While previous Crippled Black Phoenix releases still had a dark feel to them, they were much more instrumental and ambient. Ellengæst leans right into the goth side of things and features more singing.

It’s Halloween season and Crippled Black Phoenix have released their latest album Ellengæst just in time. It’s moody, dark and everything you have come to expect from the progressive, thought-provoking, and shape-shifting musical collective. There have been years of drama, line-up changes and the band finding themselves without a male lead vocalist on the first day of tracking, but despite this, they forged ahead to make an incarnation of the band that founder Justin Greaves feels is their strongest yet.

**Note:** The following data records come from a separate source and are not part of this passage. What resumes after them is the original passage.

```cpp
constexpr int kR = 512;
#ifndef HH_KWBITS
#define HH_KWBITS 13
#endif
constexpr int kWBits = HH_KWBITS;
constexpr bool kUpperBuild = HH_KWBITS <= 12;
constexpr int kW = 1 << kWBits;
constexpr uint32_t kColMask = kW - 1;
constexpr uint32_t kCntMax = 65535u;
extern int64_t g_unit_lpt;
extern int64_t g_unit_lpt_lists;
extern int64_t g_tile_cost;
extern int64_t g_unit_entries;
constexpr int64_t kMaxBins = (int64_t)1 << 30;

constexpr uint32_t kNarrowMax = 7;

constexpr int kBandChunk = 2048;
constexpr int kBandMaxW = 16384;
constexpr uint32_t kBandMaxCnt = 255u;
constexpr double kBandDensity = 0.5;
extern int64_t g_band_w;
constexpr uint32_t kBand4MaxCnt = 15u;
extern double g_band4_density;
extern double g_band8_big;
extern int64_t g_band4;
extern int64_t g_upper_tiles;
struct BandWidths {
    int32_t w8 = 0, w4 = 0;
};
BandWidths choose_band_widths(const std::vector<double>& occ, const std::vector<double>& big, int ignore_diags);
__host__ __device__ __forceinline__ int64_t band4_seg(int64_t w8, int64_t w4) { return w4 > w8 ? (w4 - w8) / 2 + 16 : 0; }
__host__ __device__ __forceinline__ int64_t band4_stride(int64_t w8, int64_t w4) { return 2 * band4_seg(w8, w4); }
__host__ __device__ __forceinline__ int64_t band4_nibble(int64_t d, int64_t w8, int64_t w4) {
    return d < 0 ? d + w4 : 2 * band4_seg(w8, w4) + (d - w8 - 1);
}
__host__ __device__ __forceinline__ bool in_band4(int64_t d, uint32_t v, int64_t w8, int64_t w4) {
    const int64_t a = d < 0 ? -d : d;
    return v > 0 && v <= kBand4MaxCnt && a > w8 && a <= w4;
}
__host__ __device__ __forceinline__ int64_t band_slot(int64_t d, int64_t W) { return d + W; }
// ... 122 lines not shown

struct hh_matrix {
    int device = 0;
    int64_t n_bins = 0, row_lo = 0, row_hi = 0;
    int32_t n_chroms = 0, ignore_diags = 1, cis_only = 0;
    std::vector<int64_t> chrom_offsets;
    int64_t nnz_upper = 0;
    int64_t n_entries = 0;
    int64_t n_tiles = 0, n_units = 0, n_part = 0, n_wide = 0, nJ = 0, nrb = 0;
    int64_t n_units_flat = 0;
    int64_t payload_bytes_flat = 0;
    int64_t n_slots = 0;
    int64_t n_slots_narrow = 0;
    int32_t band_w = 0;
    int32_t band_w4 = 0;
    int64_t n_band = 0;
    hh::DBuf<uint8_t> band;
    hh::DBuf<uint8_t> band4;
    hh::DBuf<uint32_t> pay;
    hh::DBuf<uint16_t> payn;
    hh::DBuf<int32_t> tile_J, tile_rb;
    hh::DBuf<long long> tile_ent, tile_entn;
    hh::DBuf<uint32_t> tile_rp, tile_rpn;
    hh::DBuf<int32_t> u_tlo, u_thi, u_rb, u_rlo, u_rhi, u_slot, blk_unit_ptr, blk_tile_ptr, u_order;
    hh::DBuf<uint16_t> u_glo, u_ghi, tile_perm, tile_band;
    hh::DBuf<uint32_t> tile_fw;
    hh::DBuf<int32_t> tile_frec;
    hh::DBuf<uint16_t> frec;
    hh::DBuf<uint8_t> u_whole;
    hh::DBuf<int32_t> fg_ptr, fg_unit;
// ... 69 lines not shown
```

### hichap_master_amd/csrc/matrix.hip

```cpp
#include <algorithm>
#include <atomic>
#include <chrono>
#include <cstdio>
#include <cmath>
#include <numeric>
#include <exception>
#include <mutex>
#include <thread>

#include "ice_internal.hpp"

namespace hh {

static thread_local std::string g_last_error;
int64_t g_unit_entries = 0;
int g_flat_defer = 1;
int64_t g_unit_lpt = 1;
int64_t g_unit_lpt_lists = 1;
int64_t g_flat_group = 0;
int64_t g_flat_cols = -1;
bool flat_cols_on(int32_t nJ) { return g_flat_cols > 0 || (g_flat_cols < 0 && nJ >= 32); }
int64_t g_tile_cost = 32768;
int64_t g_band_w = -1;
int64_t g_flat_max = 64;
int64_t g_build_debug = 0;
int64_t g_host_build = 0;
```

Instead of letting the departure of the previous lead vocalist spell the end of the album, Greaves assembled a cast of prominent guest vocalists. These include Anathema’s Vincent Cavanagh, Gaahls Wyrd’s Kristian “Gaahl” Espedal, Coliseum/Fotocrime/one-time Crippled Black Phoenix touring bassist Ryan Patterson, UK solo artist Suzie Stapleton and Tribulation’s Jonathan Hultén.  The album starts with haunting trumpet refrains from Helen Stanley before quickly bursting into a jarring war of instrumentals on “House Of Fools”. This song features the sultry, Nick Cave-esque vocals of Cavanagh and trademark wailing back-up vocals from Belinda Kordic. It’s an incredible way to start the album and sets the listener up for how epic the rest will be.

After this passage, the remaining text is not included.